Python String Translate

Tags

Python str instances have many useful methods. I use strip, split, startswith, and others, quite a lot, for instance. One method I haven’t had reason to use so far is translate. It takes a dictionary argument and uses it to map the existing string to a new string.

It’s flexible and useful, so it’s worth knowing how to use.

It’s a built-in method of the built-in str class, so using it doesn’t require importing anything (let alone installing anything). A typical use case is something like:

s_trans = s_orig.translate(table)

Where s_orig is the string to translate, table is a dictionary of character translations, and s_trans is the translated result string.

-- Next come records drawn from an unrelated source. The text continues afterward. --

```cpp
#define JG_ROW_CASES(K)                                                                              \
  switch (a.ep) {                                                                                    \
    case 0u: return launch_ke<K, 0u>(e, a, s);                 \
    case (JG_EP_NMD1): return launch_ke<K, (JG_EP_NMD1)>(e, a, s);                                   \
    case (JG_EP_ACT1):                                    \
      if (K == 5 && a.act_kind == JG_ACT_GELU_TANH) return launch_hot<K, (JG_EP_ACT1), false>(e, a, s); \
      return launch_ke<K, (JG_EP_ACT1)>(e, a, s);                                                     \
    case (JG_EP_NORM1_AFF | JG_EP_ACT1): return launch_ke<K, (JG_EP_NORM1_AFF | JG_EP_ACT1)>(e, a, s); \
    case (JG_EP_NORM1_DYT | JG_EP_ACT1): return launch_ke<K, (JG_EP_NORM1_DYT | JG_EP_ACT1)>(e, a, s); \
    case (JG_EP_ADD | JG_EP_ACT1):                                                                   \
      if (K == 5 && a.act_kind == JG_ACT_GELU_TANH) return launch_hot<K, (JG_EP_ADD | JG_EP_ACT1), false>(e, a, s); \
      return launch_ke<K, (JG_EP_ADD | JG_EP_ACT1)>(e, a, s);                                         \
    case (JG_EP_NORM1_DYT | JG_EP_ADD | JG_EP_ACT1):                                                 \
      return launch_ke<K, (JG_EP_NORM1_DYT | JG_EP_ADD | JG_EP_ACT1)>(e, a, s);                      \
    case (JG_EP_ADD | JG_EP_ACT1 | JG_EP_NMD2 | JG_EP_NORM2_AFF | JG_EP_ACT2):                       \
      if (K == 5 && a.act_kind == JG_ACT_GELU_TANH)                                                  \
        return launch_hot<K, (JG_EP_ADD | JG_EP_ACT1 | JG_EP_NMD2 | JG_EP_NORM2_AFF | JG_EP_ACT2), false>(e, a, s); \
      return launch_ke<K, (JG_EP_ADD | JG_EP_ACT1 | JG_EP_NMD2 | JG_EP_NORM2_AFF | JG_EP_ACT2)>(e, a, s); \
    case (JG_EP_NORM1_DYT | JG_EP_ADD | JG_EP_ACT1 | JG_EP_NMD2 | JG_EP_NORM2_DYT | JG_EP_ACT2):     \
      return launch_ke<K, (JG_EP_NORM1_DYT | JG_EP_ADD | JG_EP_ACT1 | JG_EP_NMD2 | JG_EP_NORM2_DYT | JG_EP_ACT2)>(e, a, s); \
    case (JG_EP_NMD1 | JG_EP_NORM1_AFF | JG_EP_ACT1):                                                \
      return launch_ke<K, (JG_EP_NMD1 | JG_EP_NORM1_AFF | JG_EP_ACT1)>(e, a, s);                     \
    case (JG_EP_NMD1 | JG_EP_NORM1_DYT | JG_EP_ACT1):                                                \
      return launch_ke<K, (JG_EP_NMD1 | JG_EP_NORM1_DYT | JG_EP_ACT1)>(e, a, s);                     \
    case (JG_EP_ADD | JG_EP_ACT1 | JG_EP_NORM2_AFF | JG_EP_ACT2):                                    \
      return launch_ke<K, (JG_EP_ADD | JG_EP_ACT1 | JG_EP_NORM2_AFF | JG_EP_ACT2)>(e, a, s);         \
    case (JG_EP_NORM1_DYT | JG_EP_ADD | JG_EP_ACT1 | JG_EP_NORM2_DYT | JG_EP_ACT2):                  \
      return launch_ke<K, (JG_EP_NORM1_DYT | JG_EP_ADD | JG_EP_ACT1 | JG_EP_NORM2_DYT | JG_EP_ACT2)>(e, a, s); \
    case (JG_EP_ACT1 | JG_EP_NORM2_AFF): return launch_ke<K, (JG_EP_ACT1 | JG_EP_NORM2_AFF)>(e, a, s); \
    case (JG_EP_ACT1 | JG_EP_NORM2_AFF | JG_EP_ACT2):                                                \
      return launch_ke<K, (JG_EP_ACT1 | JG_EP_NORM2_AFF | JG_EP_ACT2)>(e, a, s);                     \
    case (JG_EP_NMD1 | JG_EP_NORM1_AFF | JG_EP_ADD | JG_EP_ACT1):                                    \
      return launch_ke<K, (JG_EP_NMD1 | JG_EP_NORM1_AFF | JG_EP_ADD | JG_EP_ACT1)>(e, a, s);         \
    case (JG_EP_NMD1 | JG_EP_NORM1_AFF | JG_EP_ADD | JG_EP_ACT1 | JG_EP_NORM2_AFF | JG_EP_ACT2):     \
      return launch_ke<K, (JG_EP_NMD1 | JG_EP_NORM1_AFF | JG_EP_ADD | JG_EP_ACT1 | JG_EP_NORM2_AFF | JG_EP_ACT2)>(e, a, s); \
    case (JG_EP_ADD | JG_EP_ACT1 | JG_EP_NMD2):            \
      return launch_ke<K, (JG_EP_ADD | JG_EP_ACT1 | JG_EP_NMD2)>(e, a, s);                           \
    case (JG_EP_NORM1_DYT | JG_EP_ADD | JG_EP_ACT1 | JG_EP_NMD2):                                    \
      return launch_ke<K, (JG_EP_NORM1_DYT | JG_EP_ADD | JG_EP_ACT1 | JG_EP_NMD2)>(e, a, s);         \
    case (JG_EP_NORM1_DYT): return launch_ke<K, (JG_EP_NORM1_DYT)>(e, a, s);                         \
    case (JG_EP_RUNTIME): return launch_ke<K, (JG_EP_RUNTIME)>(e, a, s);                             \
    default: break;                                                                                  \
  }                                                                                                  \
  jg_set_error("conv_f16x3: stage pattern 0x%x has no compiled epilogue", a.ep);                     \
  return JG_ERR_UNSUPPORTED;

}

#if JG_CONV_PART == 1
int jg_conv_f16_part_k5(jg_engine *e, const ConvHArgs &a, hipStream_t s) { JG_ROW_CASES(5) }
#elif JG_CONV_PART == 2
int jg_conv_f16_part_k79(jg_engine *e, const ConvHArgs &a, hipStream_t s) {
  if (a.k == 7) { JG_ROW_CASES(7) }
  { JG_ROW_CASES(9) }
}
#elif JG_CONV_PART == 3
int jg_conv_f16_part_flat(jg_engine *e, const ConvHArgs &a, hipStream_t s) {
  switch (a.ep) {
#define JG_CASE(ep) case (ep): return launch_ke<5, (ep), true>(e, a, s);
#define JG_CASE_HOT(ep)      \
  case (ep):                                                                                                  \
    return a.act_kind == JG_ACT_GELU_TANH ? launch_hot<5, (ep), true>(e, a, s) : launch_ke<5, (ep), true>(e, a, s);
    JG_CASE_HOT(JG_EP_ACT1)
    JG_CASE(JG_EP_NORM1_AFF | JG_EP_ACT1)
    JG_CASE(JG_EP_NORM1_DYT | JG_EP_ACT1)
    JG_CASE_HOT(JG_EP_ADD | JG_EP_ACT1)
    JG_CASE(JG_EP_NORM1_DYT | JG_EP_ADD | JG_EP_ACT1)
    JG_CASE_HOT(JG_EP_ADD | JG_EP_ACT1 | JG_EP_NMD2 | JG_EP_NORM2_AFF | JG_EP_ACT2)
    JG_CASE(JG_EP_NORM1_DYT | JG_EP_ADD | JG_EP_ACT1 | JG_EP_NMD2 | JG_EP_NORM2_DYT | JG_EP_ACT2)
    JG_CASE(JG_EP_ACT1 | JG_EP_NORM2_AFF)
    JG_CASE(JG_EP_ACT1 | JG_EP_NORM2_AFF | JG_EP_ACT2)
    JG_CASE(JG_EP_ADD | JG_EP_ACT1 | JG_EP_NORM2_AFF | JG_EP_ACT2)
    JG_CASE(JG_EP_NORM1_DYT | JG_EP_ADD | JG_EP_ACT1 | JG_EP_NORM2_DYT | JG_EP_ACT2)
    JG_CASE(JG_EP_ADD | JG_EP_ACT1 | JG_EP_NMD2)
    JG_CASE(JG_EP_NORM1_DYT | JG_EP_ADD | JG_EP_ACT1 | JG_EP_NMD2)
    JG_CASE(JG_EP_RUNTIME)
#undef JG_CASE
#undef JG_CASE_HOT
    default: break;
  }
  jg_set_error("conv_f16x3: stage pattern 0x%x has no compiled window-packed epilogue", a.ep);
  return JG_ERR_UNSUPPORTED;
}
#elif JG_CONV_PART == 4
int jg_conv_f16_part_lut(jg_engine *e, const ConvHArgs &a, hipStream_t s) { return launch_lut(e, a, s); }
#elif JG_CONV_PART >= 5 && JG_CONV_PART <= 7
#if JG_CONV_PART == 5
#define JG_NARROW_CW 64
int jg_conv_f16_part_n64(jg_engine *e, const ConvHArgs &a, hipStream_t s) {
#elif JG_CONV_PART == 6
#define JG_NARROW_CW 32
int jg_conv_f16_part_n32(jg_engine *e, const ConvHArgs &a, hipStream_t s) {
#else
#define JG_NARROW_CW 129
int jg_conv_f16_part_g128(jg_engine *e, const ConvHArgs &a, hipStream_t s) {
#endif
  switch (a.ep) {
#define JG_CASE(ep)                                                          \
  case (ep):                                                                 \
    return a.flat ? launch_ke<5, (ep), true, JG_NARROW_CW>(e, a, s) : launch_ke<5, (ep), false, JG_NARROW_CW>(e, a, s);
    JG_CASE(0u)
    JG_CASE(JG_EP_ACT1)
    JG_CASE(JG_EP_NORM1_AFF | JG_EP_ACT1)
    JG_CASE(JG_EP_ADD | JG_EP_ACT1)
    JG_CASE(JG_EP_ADD | JG_EP_ACT1 | JG_EP_NORM2_AFF | JG_EP_ACT2)
    JG_CASE(JG_EP_NMD1 | JG_EP_NORM1_AFF | JG_EP_ACT1)
    JG_CASE(JG_EP_NMD1 | JG_EP_NORM1_AFF | JG_EP_ADD | JG_EP_ACT1)
    JG_CASE(JG_EP_ADD | JG_EP_ACT1 | JG_EP_NMD2 | JG_EP_NORM2_AFF | JG_EP_ACT2)
    JG_CASE(JG_EP_NORM1_DYT | JG_EP_ACT1)
    JG_CASE(JG_EP_NORM1_DYT | JG_EP_ADD | JG_EP_ACT1)
    JG_CASE(JG_EP_NMD1)
    JG_CASE(JG_EP_ADD | JG_EP_ACT1 | JG_EP_NMD2)
    JG_CASE(JG_EP_NORM1_DYT)
    JG_CASE(JG_EP_NORM1_DYT | JG_EP_ADD | JG_EP_ACT1 | JG_EP_NMD2)
    JG_CASE(JG_EP_RUNTIME)
#undef JG_CASE
    default: break;
  }
  jg_set_error("conv_f16x3: stage pattern 0x%x has no compiled narrow-conv epilogue", a.ep);
  return JG_ERR_UNSUPPORTED;
}
#elif JG_CONV_PART >= 8 && JG_CONV_PART <= 13
#define JG_X_CW (((JG_CONV_PART - 8) % 3) == 0 ? 64 : ((JG_CONV_PART - 8) % 3) == 1 ? 32 : 129)
#define JG_X_K ((JG_CONV_PART - 8) / 3 == 0 ? 7 : 9)
#define JG_X_NAME2(p) jg_conv_f16_part_x##p
#define JG_X_NAME(p) JG_X_NAME2(p)
int JG_X_NAME(JG_CONV_PART)(jg_engine *e, const ConvHArgs &a, hipStream_t s) {
  switch (a.ep) {
#define JG_CASE(ep) case (ep): return launch_ke<JG_X_K, (ep), false, JG_X_CW>(e, a, s);
    JG_CASE(0u)
    JG_CASE(JG_EP_ACT1)
    JG_CASE(JG_EP_NORM1_AFF | JG_EP_ACT1)
    JG_CASE(JG_EP_ADD | JG_EP_ACT1)
    JG_CASE(JG_EP_ADD | JG_EP_ACT1 | JG_EP_NORM2_AFF | JG_EP_ACT2)
    JG_CASE(JG_EP_NMD1 | JG_EP_NORM1_AFF | JG_EP_ACT1)
    JG_CASE(JG_EP_NMD1 | JG_EP_NORM1_AFF | JG_EP_ADD | JG_EP_ACT1)
    JG_CASE(JG_EP_ADD | JG_EP_ACT1 | JG_EP_NMD2 | JG_EP_NORM2_AFF | JG_EP_ACT2)
    JG_CASE(JG_EP_NORM1_DYT | JG_EP_ACT1)
    JG_CASE(JG_EP_NORM1_DYT | JG_EP_ADD | JG_EP_ACT1)
    JG_CASE(JG_EP_NMD1)
    JG_CASE(JG_EP_ADD | JG_EP_ACT1 | JG_EP_NMD2)
    JG_CASE(JG_EP_NORM1_DYT)
    JG_CASE(JG_EP_NORM1_DYT | JG_EP_ADD | JG_EP_ACT1 | JG_EP_NMD2)
    JG_CASE(JG_EP_RUNTIME)
#undef JG_CASE
    default: break;
  }
  jg_set_error("conv_f16x3: stage pattern 0x%x has no compiled k = 7 / 9 run-time-geometry epilogue", a.ep);
  return JG_ERR_UNSUPPORTED;
}
#endif
```

Before: 84.59.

The key is the table parameter. Which translate expects to be an object implementing the __getitem__ method. Canonically, it would be a dict object or something that subclasses dict. It can also be any user-defined object that implements the __getitem__ method.

The translate method behaves roughly as if it was written like this:

def translate_string (s_orig, t_map=[]):

    “””Simulation of str.translate() method.”””

    buf = []

    for char in str(s_orig):

        cnum = ord(char)

        try:

            cout = t_map[cnum]

            if cout is None:

                continue

        except:

            cout = cnum

        sout = cout if isinstance(cout,str) else chr(cout)

        buf.append(sout)

    return ”.join(buf)



It takes an original string (s_orig) and a translation map (t_map) and returns a new string that is a translation of the original. Note that it uses the ordinal number of each character to index the map. This allows using sequences (instead of dictionaries) as maps.

Note, however, that using a string or list requires it be at least as long as the ordinal value of the highest character to translate. Assuming is translating strings with only the basic ASCII characters, this means a list with 128 items.

That translate takes lists, even strings, along with the more usual dictionary objects might lead to an experiment something like this:

s = ”’Samantha Ann Bear

13924 Schulte Way

Apt. 2402

Forest City, CA 92508

[code:QRTD8945-2740-21]”’

 

ts = [

    s.translate({}),

    s.translate({32:32}),

    s.translate({32:‘_’}),

    s.translate({32:None}),

 

    s.translate(”),

    s.translate(‘aeiou’),

 

    s.translate([]),

    s.translate([0,1,2,3,4,5,6,7,8,9]),

 

    s.translate(()),

    s.translate((”,‘a’,‘b’,‘c’,‘d’)),

]

 

for t in ts:

    print(t)

    print()

 

print()



Which gives results that might at first surprise. In almost all cases, the translated string is the same as the source string. The two exceptions are the third and fourth translations (from lines #6 and #7 respectively). The first one converts all spaces to underlines, the second removes them entirely.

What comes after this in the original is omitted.